WHAT YOU HAVE TO DO » Report each line of the entries that contains the word "hipMemcpyAsync", copied in full.
---------- GIVEN DATA ----------
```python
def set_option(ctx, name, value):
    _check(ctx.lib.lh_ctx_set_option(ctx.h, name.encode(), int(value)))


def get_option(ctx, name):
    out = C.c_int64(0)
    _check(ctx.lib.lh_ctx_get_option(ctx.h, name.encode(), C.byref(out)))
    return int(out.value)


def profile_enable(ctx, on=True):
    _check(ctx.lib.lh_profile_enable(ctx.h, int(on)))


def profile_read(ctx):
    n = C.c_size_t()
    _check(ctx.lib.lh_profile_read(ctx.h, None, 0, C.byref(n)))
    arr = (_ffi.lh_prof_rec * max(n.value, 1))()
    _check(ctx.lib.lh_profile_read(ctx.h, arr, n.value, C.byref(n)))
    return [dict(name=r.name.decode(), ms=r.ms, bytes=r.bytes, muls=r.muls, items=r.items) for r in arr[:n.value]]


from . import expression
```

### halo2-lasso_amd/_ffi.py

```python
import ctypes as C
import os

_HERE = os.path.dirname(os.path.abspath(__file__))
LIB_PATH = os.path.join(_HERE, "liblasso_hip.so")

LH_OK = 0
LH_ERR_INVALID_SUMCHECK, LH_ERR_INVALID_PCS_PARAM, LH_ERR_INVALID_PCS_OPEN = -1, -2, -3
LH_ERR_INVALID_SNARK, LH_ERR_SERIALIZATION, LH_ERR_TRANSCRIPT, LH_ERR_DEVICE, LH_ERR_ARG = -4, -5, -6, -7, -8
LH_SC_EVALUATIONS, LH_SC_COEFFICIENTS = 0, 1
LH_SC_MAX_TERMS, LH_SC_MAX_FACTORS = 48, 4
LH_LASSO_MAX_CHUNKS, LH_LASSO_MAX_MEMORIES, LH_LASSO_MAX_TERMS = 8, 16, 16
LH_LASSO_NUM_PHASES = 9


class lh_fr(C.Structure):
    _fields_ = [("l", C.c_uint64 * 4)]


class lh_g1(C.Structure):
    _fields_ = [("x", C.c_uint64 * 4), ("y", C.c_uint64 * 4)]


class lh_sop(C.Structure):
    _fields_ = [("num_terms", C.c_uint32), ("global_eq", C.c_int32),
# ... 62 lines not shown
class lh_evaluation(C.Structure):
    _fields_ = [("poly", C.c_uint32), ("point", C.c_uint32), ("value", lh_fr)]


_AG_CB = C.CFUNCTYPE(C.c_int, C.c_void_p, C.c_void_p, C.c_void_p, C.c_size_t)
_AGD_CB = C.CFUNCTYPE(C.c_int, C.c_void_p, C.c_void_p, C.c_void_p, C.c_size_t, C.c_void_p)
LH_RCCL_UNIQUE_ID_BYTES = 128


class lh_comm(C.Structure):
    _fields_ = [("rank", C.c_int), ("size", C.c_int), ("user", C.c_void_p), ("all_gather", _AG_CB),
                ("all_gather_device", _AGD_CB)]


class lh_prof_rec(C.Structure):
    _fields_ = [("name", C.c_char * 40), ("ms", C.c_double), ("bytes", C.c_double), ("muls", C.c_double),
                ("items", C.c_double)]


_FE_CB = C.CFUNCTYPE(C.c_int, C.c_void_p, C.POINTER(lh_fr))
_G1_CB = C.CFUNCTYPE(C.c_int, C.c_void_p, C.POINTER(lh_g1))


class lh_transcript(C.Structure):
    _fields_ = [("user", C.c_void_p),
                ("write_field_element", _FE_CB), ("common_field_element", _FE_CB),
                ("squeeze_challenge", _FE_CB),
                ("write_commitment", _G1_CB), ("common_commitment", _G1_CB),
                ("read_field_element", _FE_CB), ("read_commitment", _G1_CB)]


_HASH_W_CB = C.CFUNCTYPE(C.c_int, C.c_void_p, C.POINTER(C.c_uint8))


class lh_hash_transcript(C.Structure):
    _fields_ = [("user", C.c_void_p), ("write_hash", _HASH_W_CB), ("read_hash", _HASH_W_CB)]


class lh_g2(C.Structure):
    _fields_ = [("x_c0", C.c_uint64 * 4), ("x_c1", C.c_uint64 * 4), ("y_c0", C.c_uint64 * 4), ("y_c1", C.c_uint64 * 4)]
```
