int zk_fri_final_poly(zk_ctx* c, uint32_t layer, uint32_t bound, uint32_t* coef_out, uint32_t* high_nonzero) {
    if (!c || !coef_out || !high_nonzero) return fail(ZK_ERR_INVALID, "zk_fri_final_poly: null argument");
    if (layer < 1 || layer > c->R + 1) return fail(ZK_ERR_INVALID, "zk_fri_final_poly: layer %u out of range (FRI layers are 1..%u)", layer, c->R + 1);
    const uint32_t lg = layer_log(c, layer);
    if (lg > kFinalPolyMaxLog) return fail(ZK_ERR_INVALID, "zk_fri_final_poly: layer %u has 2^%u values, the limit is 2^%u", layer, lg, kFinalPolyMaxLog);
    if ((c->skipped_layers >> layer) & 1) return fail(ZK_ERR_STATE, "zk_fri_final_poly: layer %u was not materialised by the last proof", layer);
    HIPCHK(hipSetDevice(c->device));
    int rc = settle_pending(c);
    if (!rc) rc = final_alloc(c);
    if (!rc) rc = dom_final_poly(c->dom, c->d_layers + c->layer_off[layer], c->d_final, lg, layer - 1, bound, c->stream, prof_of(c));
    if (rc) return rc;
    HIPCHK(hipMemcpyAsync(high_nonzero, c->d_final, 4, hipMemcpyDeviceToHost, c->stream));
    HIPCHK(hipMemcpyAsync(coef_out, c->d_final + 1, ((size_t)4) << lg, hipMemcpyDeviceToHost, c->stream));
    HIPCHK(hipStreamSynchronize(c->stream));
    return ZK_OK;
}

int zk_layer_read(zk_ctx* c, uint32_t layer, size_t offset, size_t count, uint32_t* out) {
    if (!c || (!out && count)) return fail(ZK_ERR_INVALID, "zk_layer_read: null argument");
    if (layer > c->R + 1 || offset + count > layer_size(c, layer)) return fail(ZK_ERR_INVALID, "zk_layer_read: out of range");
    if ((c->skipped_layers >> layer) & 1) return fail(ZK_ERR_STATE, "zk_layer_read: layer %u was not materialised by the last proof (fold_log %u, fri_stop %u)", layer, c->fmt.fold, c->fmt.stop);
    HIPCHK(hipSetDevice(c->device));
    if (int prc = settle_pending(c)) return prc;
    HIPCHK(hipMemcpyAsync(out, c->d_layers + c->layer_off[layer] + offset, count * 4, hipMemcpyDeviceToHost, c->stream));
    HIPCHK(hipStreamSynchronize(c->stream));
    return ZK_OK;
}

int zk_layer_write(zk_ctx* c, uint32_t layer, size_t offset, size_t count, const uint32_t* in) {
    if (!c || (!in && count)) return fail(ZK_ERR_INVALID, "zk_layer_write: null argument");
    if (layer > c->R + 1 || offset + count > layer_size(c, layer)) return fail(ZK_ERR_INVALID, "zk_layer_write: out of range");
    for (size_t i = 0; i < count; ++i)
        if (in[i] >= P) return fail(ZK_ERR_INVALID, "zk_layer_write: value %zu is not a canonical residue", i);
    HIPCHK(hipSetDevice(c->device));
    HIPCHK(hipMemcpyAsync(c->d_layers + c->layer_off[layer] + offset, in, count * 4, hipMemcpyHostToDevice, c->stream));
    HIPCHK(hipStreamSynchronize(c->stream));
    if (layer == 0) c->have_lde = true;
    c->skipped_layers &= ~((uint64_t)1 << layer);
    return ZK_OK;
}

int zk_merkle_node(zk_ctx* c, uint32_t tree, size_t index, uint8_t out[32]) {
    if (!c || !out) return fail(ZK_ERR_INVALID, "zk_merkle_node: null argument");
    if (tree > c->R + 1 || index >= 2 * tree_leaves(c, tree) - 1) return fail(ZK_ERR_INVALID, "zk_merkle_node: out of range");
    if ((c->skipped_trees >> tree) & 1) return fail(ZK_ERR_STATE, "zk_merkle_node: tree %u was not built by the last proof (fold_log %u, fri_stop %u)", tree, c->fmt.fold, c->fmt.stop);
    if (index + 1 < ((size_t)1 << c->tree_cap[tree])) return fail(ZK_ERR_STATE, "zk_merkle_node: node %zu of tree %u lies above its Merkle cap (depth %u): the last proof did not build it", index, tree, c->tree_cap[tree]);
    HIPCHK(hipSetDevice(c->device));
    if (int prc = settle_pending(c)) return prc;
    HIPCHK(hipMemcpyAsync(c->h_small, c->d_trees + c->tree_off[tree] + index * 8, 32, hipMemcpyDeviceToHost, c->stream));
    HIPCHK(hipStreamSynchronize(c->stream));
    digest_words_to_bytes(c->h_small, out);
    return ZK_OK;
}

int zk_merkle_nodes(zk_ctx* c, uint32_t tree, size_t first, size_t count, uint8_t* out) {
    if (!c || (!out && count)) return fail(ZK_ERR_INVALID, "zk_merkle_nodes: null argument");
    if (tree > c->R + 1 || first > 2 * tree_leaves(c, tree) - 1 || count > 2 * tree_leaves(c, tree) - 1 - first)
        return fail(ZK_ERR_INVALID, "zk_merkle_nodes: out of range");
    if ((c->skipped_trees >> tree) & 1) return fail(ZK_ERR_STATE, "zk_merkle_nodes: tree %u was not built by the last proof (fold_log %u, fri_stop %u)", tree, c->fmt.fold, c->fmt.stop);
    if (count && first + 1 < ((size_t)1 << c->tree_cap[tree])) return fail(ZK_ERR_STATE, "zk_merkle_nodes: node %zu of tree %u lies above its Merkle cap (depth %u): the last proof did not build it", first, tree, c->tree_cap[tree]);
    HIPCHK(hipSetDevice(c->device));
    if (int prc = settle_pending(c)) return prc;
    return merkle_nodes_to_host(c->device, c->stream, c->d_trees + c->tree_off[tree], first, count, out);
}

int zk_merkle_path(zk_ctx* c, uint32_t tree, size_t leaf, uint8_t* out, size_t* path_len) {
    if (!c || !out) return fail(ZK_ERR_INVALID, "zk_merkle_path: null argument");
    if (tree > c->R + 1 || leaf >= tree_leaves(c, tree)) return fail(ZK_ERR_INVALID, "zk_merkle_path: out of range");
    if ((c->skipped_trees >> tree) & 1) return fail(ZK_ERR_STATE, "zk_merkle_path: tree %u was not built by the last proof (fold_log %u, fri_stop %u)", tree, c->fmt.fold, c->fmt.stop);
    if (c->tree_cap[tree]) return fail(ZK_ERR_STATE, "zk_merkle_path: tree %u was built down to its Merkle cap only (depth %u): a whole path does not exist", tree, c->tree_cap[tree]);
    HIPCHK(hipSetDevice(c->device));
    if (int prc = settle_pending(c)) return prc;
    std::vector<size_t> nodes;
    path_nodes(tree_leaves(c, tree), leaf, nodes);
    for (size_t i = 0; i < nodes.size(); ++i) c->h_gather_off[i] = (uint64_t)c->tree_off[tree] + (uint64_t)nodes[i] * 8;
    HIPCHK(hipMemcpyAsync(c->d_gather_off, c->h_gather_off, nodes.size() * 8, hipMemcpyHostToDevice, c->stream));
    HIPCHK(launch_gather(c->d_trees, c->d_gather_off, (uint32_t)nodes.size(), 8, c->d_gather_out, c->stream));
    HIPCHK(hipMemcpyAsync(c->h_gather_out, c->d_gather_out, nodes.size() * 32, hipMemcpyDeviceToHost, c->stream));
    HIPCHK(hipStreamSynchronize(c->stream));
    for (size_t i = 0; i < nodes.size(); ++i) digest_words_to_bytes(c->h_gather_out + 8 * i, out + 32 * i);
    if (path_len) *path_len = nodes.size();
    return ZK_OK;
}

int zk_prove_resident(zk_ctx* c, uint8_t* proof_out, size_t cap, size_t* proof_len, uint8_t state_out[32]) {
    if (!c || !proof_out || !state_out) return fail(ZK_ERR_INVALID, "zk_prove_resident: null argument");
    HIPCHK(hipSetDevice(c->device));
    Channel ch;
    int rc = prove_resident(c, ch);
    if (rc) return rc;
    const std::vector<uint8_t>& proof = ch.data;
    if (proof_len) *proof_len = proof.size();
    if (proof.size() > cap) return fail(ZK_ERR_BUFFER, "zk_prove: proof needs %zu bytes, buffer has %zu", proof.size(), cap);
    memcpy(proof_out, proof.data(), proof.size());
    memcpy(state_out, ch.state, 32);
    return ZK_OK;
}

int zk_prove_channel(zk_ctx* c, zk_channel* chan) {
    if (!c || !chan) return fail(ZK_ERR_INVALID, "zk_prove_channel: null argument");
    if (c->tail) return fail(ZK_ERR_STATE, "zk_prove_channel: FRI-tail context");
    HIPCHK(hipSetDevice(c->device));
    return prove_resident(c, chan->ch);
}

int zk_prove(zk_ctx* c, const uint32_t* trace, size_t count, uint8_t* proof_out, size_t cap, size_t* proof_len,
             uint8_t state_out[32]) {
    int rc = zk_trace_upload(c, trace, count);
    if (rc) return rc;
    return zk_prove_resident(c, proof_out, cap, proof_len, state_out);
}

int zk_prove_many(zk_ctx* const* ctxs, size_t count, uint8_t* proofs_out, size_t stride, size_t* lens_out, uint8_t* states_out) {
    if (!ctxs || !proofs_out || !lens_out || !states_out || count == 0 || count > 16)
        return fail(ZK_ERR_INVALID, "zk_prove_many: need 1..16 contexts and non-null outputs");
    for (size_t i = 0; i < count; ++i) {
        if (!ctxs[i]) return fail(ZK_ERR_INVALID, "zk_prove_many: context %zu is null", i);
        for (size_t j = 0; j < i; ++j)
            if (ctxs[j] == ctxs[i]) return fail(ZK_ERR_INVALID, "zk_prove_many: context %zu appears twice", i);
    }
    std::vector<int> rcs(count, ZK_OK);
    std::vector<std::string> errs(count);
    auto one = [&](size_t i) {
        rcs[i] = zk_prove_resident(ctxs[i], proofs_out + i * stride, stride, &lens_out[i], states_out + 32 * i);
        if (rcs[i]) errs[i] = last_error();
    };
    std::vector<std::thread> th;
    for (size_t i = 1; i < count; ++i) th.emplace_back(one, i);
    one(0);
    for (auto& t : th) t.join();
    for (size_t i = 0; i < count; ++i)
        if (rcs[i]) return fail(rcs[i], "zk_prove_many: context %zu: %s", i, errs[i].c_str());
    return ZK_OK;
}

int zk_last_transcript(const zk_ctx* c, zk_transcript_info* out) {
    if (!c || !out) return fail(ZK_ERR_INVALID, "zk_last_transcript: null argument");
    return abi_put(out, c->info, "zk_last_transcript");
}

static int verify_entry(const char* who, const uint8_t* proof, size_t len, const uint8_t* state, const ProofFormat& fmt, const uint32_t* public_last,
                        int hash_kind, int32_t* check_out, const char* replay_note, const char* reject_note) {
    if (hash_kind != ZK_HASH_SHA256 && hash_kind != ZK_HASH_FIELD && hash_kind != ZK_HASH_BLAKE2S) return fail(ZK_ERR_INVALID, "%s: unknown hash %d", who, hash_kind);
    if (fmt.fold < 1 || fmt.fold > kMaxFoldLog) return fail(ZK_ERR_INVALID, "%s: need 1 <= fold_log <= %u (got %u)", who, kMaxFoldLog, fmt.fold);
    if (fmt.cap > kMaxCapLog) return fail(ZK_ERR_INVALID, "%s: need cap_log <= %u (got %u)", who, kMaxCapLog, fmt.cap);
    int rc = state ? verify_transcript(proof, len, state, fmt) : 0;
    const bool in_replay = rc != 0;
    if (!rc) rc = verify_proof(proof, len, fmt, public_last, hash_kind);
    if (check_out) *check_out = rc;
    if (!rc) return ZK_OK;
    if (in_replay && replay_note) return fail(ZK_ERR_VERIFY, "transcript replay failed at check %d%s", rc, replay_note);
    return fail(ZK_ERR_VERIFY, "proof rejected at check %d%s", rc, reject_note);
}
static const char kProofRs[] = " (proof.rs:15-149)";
----------
EXPECTED ANSWER »
    HIPCHK(hipMemcpyAsync(high_nonzero, c->d_final, 4, hipMemcpyDeviceToHost, c->stream));
    HIPCHK(hipMemcpyAsync(coef_out, c->d_final + 1, ((size_t)4) << lg, hipMemcpyDeviceToHost, c->stream));
    HIPCHK(hipMemcpyAsync(out, c->d_layers + c->layer_off[layer] + offset, count * 4, hipMemcpyDeviceToHost, c->stream));
    HIPCHK(hipMemcpyAsync(c->d_layers + c->layer_off[layer] + offset, in, count * 4, hipMemcpyHostToDevice, c->stream));
    HIPCHK(hipMemcpyAsync(c->h_small, c->d_trees + c->tree_off[tree] + index * 8, 32, hipMemcpyDeviceToHost, c->stream));
    HIPCHK(hipMemcpyAsync(c->d_gather_off, c->h_gather_off, nodes.size() * 8, hipMemcpyHostToDevice, c->stream));
    HIPCHK(hipMemcpyAsync(c->h_gather_out, c->d_gather_out, nodes.size() * 32, hipMemcpyDeviceToHost, c->stream));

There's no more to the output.